# Wikijunior:How Things Work/Binary Numbers

## Contents

#### What is Binary?[edit]

Binary is a new type of number system. You see it as 1s and 0s in movies or TV shows. Computers use this number system to add, subtract, multiply, divide and do every math operation done on computers. Computers save data using binary. This book will teach you how binary works, why computers use it, and how they use it.

#### Why do we use Binary?[edit]

In normal math, we don't use binary. We were taught to use our normal number system. Binary is much easier to do math in than normal numbers because you only are using two symbols - 1 and 0 instead of ten symbols - 0, 1, 2, 3, 4, 5, 6, 7, 8, and 9.

Computers use binary because they can only read and store an on or off charge. So, using 0 as "off" and 1 as "on," we can use numbers in electrical wiring. Think of it as this - if you had one color for every math symbol (0 to 9), you'd have ten colors. That's a lot of colors to memorize, but you have done it anyway. If you were limited to only black and white, you'd only have two colors. It would be so much easier to memorize, but you would need to make a new way of writing down numbers. Binary is just that - a new way to record and use numbers.

#### Binary Notation[edit]

In first grade, you were taught that we have a ones, tens, hundreds columns and so on (they multiply by 10). Binary also has columns, but they aren't ones and tens. The columns in binary are...

Binary |
... | 1,000,000 | 100,000 | 10,000 | 1,000 | 100 | 10 | 1 |

Base-10* version |
... | 64 | 32 | 16 | 8 | 4 | 2 | 1 |

* *Normal numbers are called base-10, because there are 10 symbols that we use. Binary is called base-2, because it uses two symbols.*

So what makes binary so easy? The answer lies in how we read the number. If we had the number 52, we have a 2 in the ones column, adding 2 times 1 to the total (2). We have a 5 in the 10s column, multiply that together and get 50, adding that to the total. Our total number is 52, like we expect. In binary, though, this is way simpler if you know how to read it fast.

**Binary numbers are read from right to left, unlike normal numbers which are read left to right.**

We have been trained to read these base-10 numbers really quickly. Reading binary for humans is slower since we are used to base-10. You are now starting to learn how to read base-2, so it will be slow. You will get faster over time.

### Translating to Base-10[edit]

The binary number for 52 is 110100. How do you read a binary number?

- You look at the ones column. Since it has a 0 in it, you don't add anything to the total.
- Then you look at the twos column. Nothing, so we move on to the next column.
- We have a 1 in the fours column, so we add 4 to the total (total is 4).
- Skipping the eights column since it has a 0, we have come to a 1 in the sixteens column. We add 16 to the total (total is 20).
- Last, we have a 1 in the thirty-twos column. We add this to our total (total is 52).

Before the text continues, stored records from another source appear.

# Zhengjun-Du/LC-CRF-SLAM

Measured on AMD Instinct MI355X. Metric: CRF mean-field iters/sec, higher is better.
Workload: dtype f32; 1 GPU; C2: 2000 keypoints, 5 iters, two 2-D kernels (TUM3.yaml), L=2; frames_in_flight_per_gpu=16384, handles=1, distinct_frames=64, n_points=2000, n_iters=5, n_labels=2, engine=fused

## Files before the change

### lc-crf-slam_amd/csrc/fused_lean.h

```cpp
#pragma once

#include "fused_loop.h"

#ifndef LCCRF_LEAN_SKIP
#define LCCRF_LEAN_SKIP 0
#endif
#define LEAN_SKIP(bit) ((LCCRF_LEAN_SKIP & (bit)) != 0)

namespace lccrf {
namespace fl {

constexpr int kLeanMaxRounds = 4;
__host__ __device__ constexpr int lean_rounds(int nt) { return nt >= 512 ? 3 : 4; }
__host__ __device__ constexpr int lean_max_v(int nt) { return 3 * (nt - 64); }

__host__ __device__ inline int lean_plane_floats(int NA, int V0)
{
    const int top = V0 < kChainTop ? V0 : kChainTop;
    return (NA * kD1 + 11 * top + 3 * (V0 - top) + 16 + 63) & ~63;
}

__host__ __device__ inline bool lean_chain_wanted(int NA, int V0, int row0, int nt)
{
    return row0 >= kChainMinRow && V0 <= chain_max_v(nt) && V0 <= 256 && lean_plane_floats(NA, V0) < 65535;
}

struct LeanTables {
    int val0, val1, nbr, row;
};
__host__ __device__ inline LeanTables lean_tables(size_t &o, int Vk, bool chain)
{
    auto take = [&](size_t bytes) { size_t r = o; o += (bytes + 15) & ~(size_t)15; return (int)r; };
    LeanTables t;
    t.val0 = take((size_t)(Vk + 1) * sizeof(float2));
    t.val1 = take((size_t)(Vk + 1) * sizeof(float2));
    t.nbr = chain ? take((size_t)kD1 * Vk * sizeof(unsigned)) : -1;
    t.row = take((size_t)(Vk + 2) * sizeof(unsigned short));
    return t;
}

__host__ __device__ inline bool layout_lean(int NA, int K, const int *V, int row0, FusedLayout *lay, int nt, size_t lds_limit)
{
    constexpr int D1 = kD1;
    if (NA < 1 || K < 1 || K > kMaxFusedK) return false;
    for (int k = 0; k < K; ++k)
        if (V[k] >= 65535 || V[k] > lean_max_v(nt)) return false;
    if (row0 >= kChainMinRow && !lean_chain_wanted(NA, V[0], row0, nt)) return false;
    const int chain0 = lean_chain_wanted(NA, V[0], row0, nt);
    {
        FusedLayout L{};
        size_t o = 0;
        auto take = [&](size_t bytes) { size_t r = o; o += (bytes + 15) & ~(size_t)15; return (int)r; };
        L.prod_all = 0;
        L.chain0 = chain0;
        L.zero = take(128);
        size_t shared_prod = 0;
        for (int k = 0; k < K; ++k) {
            const bool chain = k == 0 && chain0;
            L.Ecap[k] = chain ? lean_plane_floats(NA, V[k]) : ((NA * D1 + 63) & ~63);
            const LeanTables lt = lean_tables(o, V[k], chain);
            L.val[k][0] = lt.val0;
            L.val[k][1] = lt.val1;
            L.nbr[k] = lt.nbr;
            L.row[k] = lt.row;
            const size_t pb = (size_t)L.Ecap[k] * 2 * sizeof(float);
            shared_prod = pb > shared_prod ? pb : shared_prod;
        }
        if (o > 65535) return false;
        L.pstart = chain0 ? take((size_t)(V[0] + 2) * sizeof(unsigned short)) : 0;
        const int p = take(shared_prod < 1024 ? 1024 : shared_prod);
        for (int k = 0; k < K; ++k) L.prod[k] = p;
        L.total = (int)o;
        if (o <= lds_limit) {
            *lay = L;
            return true;
        }
    }
    return false;
}

#define LCCRF_ASM_SEL(off, vlo, vhi, S)                                                                             \
    "v_cmp_lt_i32_e32 vcc, " #off ", %[rem]\n\tv_cndmask_b32_e32 %[" #S "], 0, %[ad], vcc\n\t"                     \
    "ds_read_b128 v[" #vlo ":" #vhi "], %[" #S "] offset:" #off "\n\t"

__device__ __forceinline__ float chain_rows_sel(unsigned addr, int bytes, unsigned trips, unsigned &keep0, unsigned &keep1)
{
    float acc = 0.0f;
    if (trips == 0) return acc;
    unsigned sa, sb;
    asm volatile(
        LCCRF_ASM_SEL(0, 96, 99, sa) LCCRF_ASM_SEL(16, 100, 103, sb)
        LCCRF_ASM_SEL(32, 104, 107, sa) LCCRF_ASM_SEL(48, 108, 111, sb)
        LCCRF_ASM_SEL(64, 112, 115, sa) LCCRF_ASM_SEL(80, 116, 119, sb)
        "1:\n\t"
        LCCRF_ASM_SEL(96, 120, 123, sa) LCCRF_ASM_SEL(112, 124, 127, sb)
        "s_waitcnt lgkmcnt(6)\n\t"
        LCCRF_ASM_ADD8(v96, v97, v98, v99, v100, v101, v102, v103)
        "v_add_u32_e32 %[ad], 0x80, %[ad]\n\t"
        "v_subrev_u32_e32 %[rem], 0x80, %[rem]\n\t"
        LCCRF_ASM_SEL(0, 96, 99, sa) LCCRF_ASM_SEL(16, 100, 103, sb)
        "s_waitcnt lgkmcnt(6)\n\t"
        LCCRF_ASM_ADD8(v104, v105, v106, v107, v108, v109, v110, v111)
        LCCRF_ASM_SEL(32, 104, 107, sa) LCCRF_ASM_SEL(48, 108, 111, sb)
        "s_waitcnt lgkmcnt(6)\n\t"
        LCCRF_ASM_ADD8(v112, v113, v114, v115, v116, v117, v118, v119)
        LCCRF_ASM_SEL(64, 112, 115, sa) LCCRF_ASM_SEL(80, 116, 119, sb)
        "s_waitcnt lgkmcnt(6)\n\t"
        LCCRF_ASM_ADD8(v120, v121, v122, v123, v124, v125, v126, v127)
        "s_sub_u32 %[n], %[n], 1\n\t"
        "s_cmp_lg_u32 %[n], 0\n\t"
        "s_cbranch_scc1 1b\n\t"
        "s_waitcnt lgkmcnt(0)\n\t"
        : [acc] "+v"(acc), [ad] "+v"(addr), [rem] "+v"(bytes), [n] "+s"(trips), [sa] "=&v"(sa), [sb] "=&v"(sb), "+v"(keep0), "+v"(keep1)
        :
        : "scc", "vcc", "memory", LCCRF_CHAIN_RING_CLOBBERS);
    return acc;
}

__device__ __forceinline__ float chain_rows_keep(unsigned addr, unsigned end, unsigned trips, unsigned &keep0, unsigned &keep1)
{
    float acc = 0.0f;
    if (trips == 0) return acc;
    const unsigned e1 = end - 32u, e2 = end - 64u, e3 = end - 96u;
    unsigned sel;
    asm volatile(LCCRF_CHAIN_ROWS_ASM
                 : [acc] "+v"(acc), [ad] "+v"(addr), [n] "+s"(trips), [sel] "=&v"(sel), "+v"(keep0), "+v"(keep1)
                 : [e0] "v"(end), [e1] "v"(e1), [e2] "v"(e2), [e3] "v"(e3)
                 : "scc", "memory", LCCRF_CHAIN_RING_CLOBBERS);
    return acc;
}

__device__ __forceinline__ float2 lds_f2(unsigned addr)
{
#if defined(__HIP_DEVICE_COMPILE__)
    typedef float lean_f2 __attribute__((ext_vector_type(2)));
    const lean_f2 v = *reinterpret_cast<const __attribute__((address_space(3))) lean_f2 *>((unsigned long)addr);
    return make_float2(v.x, v.y);
#else
    (void)addr;
    return make_float2(0.f, 0.f);
#endif
}

__device__ __forceinline__ void lds_store_f(unsigned addr, float v)
{
#if defined(__HIP_DEVICE_COMPILE__)
    *reinterpret_cast<__attribute__((address_space(3))) float *>((unsigned long)addr) = v;
#else
    (void)addr; (void)v;
#endif
}
__device__ __forceinline__ void lds_store_f2(unsigned addr, float a, float b)
{
#if defined(__HIP_DEVICE_COMPILE__)
    typedef float lean_f2 __attribute__((ext_vector_type(2)));
    lean_f2 v;
    v.x = a;
    v.y = b;
    *reinterpret_cast<__attribute__((address_space(3))) lean_f2 *>((unsigned long)addr) = v;
#else
    (void)addr; (void)a; (void)b;
#endif
}

template <int PPT, int K, int CH>
__device__ __forceinline__ void point_products_lean(const FusedLayout &lay, const PointRegs<PPT, K> &pr, int s, int k)
{
    const unsigned a0 = (pr.ix[s][k][1] >> 16) << 2, a1 = (pr.ix[s][k][2] & 0xffffu) << 2, a2 = (pr.ix[s][k][2] >> 16) << 2;
    if (chain_k<CH>(lay, k)) {
        const unsigned pb = (unsigned)lay.Ecap[k] * 4u;
        lds_store_f(a0, pr.bary[s][k][0] * pr.q[s].x);
        lds_store_f(a0 + pb, pr.bary[s][k][0] * pr.q[s].y);
        lds_store_f(a1, pr.bary[s][k][1] * pr.q[s].x);
        lds_store_f(a1 + pb, pr.bary[s][k][1] * pr.q[s].y);
        lds_store_f(a2, pr.bary[s][k][2] * pr.q[s].x);
        lds_store_f(a2 + pb, pr.bary[s][k][2] * pr.q[s].y);
    } else {
        lds_store_f2(a0, pr.bary[s][k][0] * pr.q[s].x, pr.bary[s][k][0] * pr.q[s].y);
        lds_store_f2(a1, pr.bary[s][k][1] * pr.q[s].x, pr.bary[s][k][1] * pr.q[s].y);
        lds_store_f2(a2, pr.bary[s][k][2] * pr.q[s].x, pr.bary[s][k][2] * pr.q[s].y);
    }
}

template <int PPT, int K>
__device__ __forceinline__ float2 slice_point_lean(const PointRegs<PPT, K> &pr, int s, int k, float alpha)
{
    const float2 x0 = lds_f2(pr.ix[s][k][0] & 0xffffu), x1 = lds_f2(pr.ix[s][k][0] >> 16), x2 = lds_f2(pr.ix[s][k][1] & 0xffffu);
    const float w0 = pr.bary[s][k][0] * alpha, w1 = pr.bary[s][k][1] * alpha, w2 = pr.bary[s][k][2] * alpha;
    float t0 = w0 * x0.x, t1 = w0 * x0.y;
    t0 += w1 * x1.x; t1 += w1 * x1.y;
    t0 += w2 * x2.x; t1 += w2 * x2.y;
    return make_float2(t0, t1);
}

template <int NT>
__device__ __forceinline__ ChainLane chain_setup_lean(unsigned char *smem, const FusedLayout &lay, int V0, int tid)
{
    constexpr int k = 0;
    ChainLane cl{0u, 0u};
    int *hist = reinterpret_cast<int *>(smem + lay.prod[k]);
    if (tid < 128) hist[tid] = 0;
    __syncthreads();
    const unsigned short *row = reinterpret_cast<const unsigned short *>(smem + lay.row[k]);
    unsigned short *srt = reinterpret_cast<unsigned short *>(smem + lay.prod[k]) + 256;
    unsigned short *pstart = reinterpret_cast<unsigned short *>(smem + lay.pstart);
    int key = 0;
    if (tid < V0) {
        const int len = (int)row[tid + 1] - (int)row[tid];
        key = 63 - min((len + 3) >> 4, 63);
        atomicAdd(&hist[key], 1);
    }
    __syncthreads();
    if (tid < 64) {
        const int x = hist[tid];
        int incl = x;
#pragma unroll
        for (int o = 1; o < 64; o <<= 1) {
            const int y = __shfl_up(incl, o, 64);
            if (tid >= o) incl += y;
        }
        hist[64 + tid] = incl - x;
    }
    __syncthreads();
    if (tid < V0) srt[atomicAdd(&hist[64 + key], 1)] = (unsigned short)tid;
    __syncthreads();
    if (tid < 64) {
        int sz[4], sum = 0;
#pragma unroll
        for (int u = 0; u < 4; ++u) {
            const int r = tid * 4 + u;
            sz[u] = 0;
            if (r < V0) {
                const int v = srt[r];
                const int rl = (int)row[v + 1] - (int)row[v];
                sz[u] = ((rl + 3) & ~3) + (r < kChainTop ? 8 : 0);
            }
            sum += sz[u];
        }
        int incl = sum;
#pragma unroll
        for (int o = 1; o < 64; o <<= 1) {
            const int y = __shfl_up(incl, o, 64);
            if (tid >= o) incl += y;
        }
        int base = incl - sum;
#pragma unroll
        for (int u = 0; u < 4; ++u) {
            const int r = tid * 4 + u;
            if (r < V0) pstart[srt[r]] = (unsigned short)base;
            base += sz[u];
        }
    }
    __syncthreads();
    const int l = (tid >> 6) & 1, pr = tid >> 7, ln = tid & 63;
    const int r = pr == 0 ? (chain_top_rank(ln) >= 0 ? chain_top_rank(ln) : V0) : kChainTop + ((pr - 1) << 6) + ln;
    unsigned quads = 0, addr = 0;
    if (r < V0) {
        const int v = srt[r];
        const int rl = (int)row[v + 1] - (int)row[v], len4 = (rl + 3) & ~3;
        addr = (unsigned)(lay.prod[k] + 4 * (l * lay.Ecap[k] + (int)pstart[v]));
        quads = (unsigned)(len4 >> 2);
        cl.b = quads | ((unsigned)(len4 - rl) << 13) | ((unsigned)((v + 1) * 2 + l) << 16);
    }
    unsigned m = quads;
#pragma unroll
    for (int o = 32; o > 0; o >>= 1) m = max(m, (unsigned)__shfl_xor((int)m, o));
    cl.a = addr | (m << 18);
    __syncthreads();
    return cl;
}

__device__ __forceinline__ void chain_pads_lean(unsigned char *smem, const ChainLane &cl, int tid)
{
    if (cl.b >> 16) {
        float *e = reinterpret_cast<float *>(smem + (cl.a & 0x3ffffu)) + (cl.b & 0x1fffu) * 4u;
        const unsigned npad = (cl.b >> 13) & 3u;
        for (unsigned z = 1; z <= npad; ++z) e[-(int)z] = 0.0f;
        if ((tid >> 7) == 0) {
            reinterpret_cast<float4 *>(e)[0] = make_float4(0.f, 0.f, 0.f, 0.f);
            reinterpret_cast<float4 *>(e)[1] = make_float4(0.f, 0.f, 0.f, 0.f);
        }
    }
}
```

We're done! We now have the number 52 as our total. The basics of reading a base-2 number is add each columns value to the total if there is a 1 in it. You don't have to multiply like you do in base-10 to get the total (like the 5 in the tens column from the above base-10 example), which can speed up your reading of base-2 numbers. Let's look at that in a table.

Binary digit | Column | Binary digit's value |
---|---|---|

0 | 1 | 0 |

0 | 2 | 0 |

1 | 4 | 4 |

0 | 8 | 0 |

1 | 16 | 16 |

1 | 32 | 32 |

Total |
52 |

Now let's look at another number.

### Finding a Mystery Number[edit]

The binary number is 1011, but we don't know what it is. Let's go through the column-reading process to find out what the number is.

- The ones column has a 1 in it, so we add 1 x 1 to the total (total is 1).
- The twos column has a 1 in it, so we add 1 x 2 to the total (total is 3).
- The fours column has a 0 in it, so we add 0 x 4 to the total (total is still 3).
- The eights column has a 1 in it, so we add 1 x 8 to the total (total is 11).

We are done, so the total is the answer. The answer is 11! Here are some more numbers for you to work out.

- 101
- 1111
- 10001
- 10100
- 101000

#### Memory[edit]

Binary is how we use numbers in electronics. All modern computers use binary to remember numbers. How computers remember the numbers won't be taught in this book, but you will learn how the binary numbers come into play for computers remembering certain things.

### Bits and Bytes[edit]

A bit is one symbol in a binary, or one value in one column. (It's short for binary digit.) A byte is eight bits put together (Why eight? It has to do with remembering letters, which you'll read later).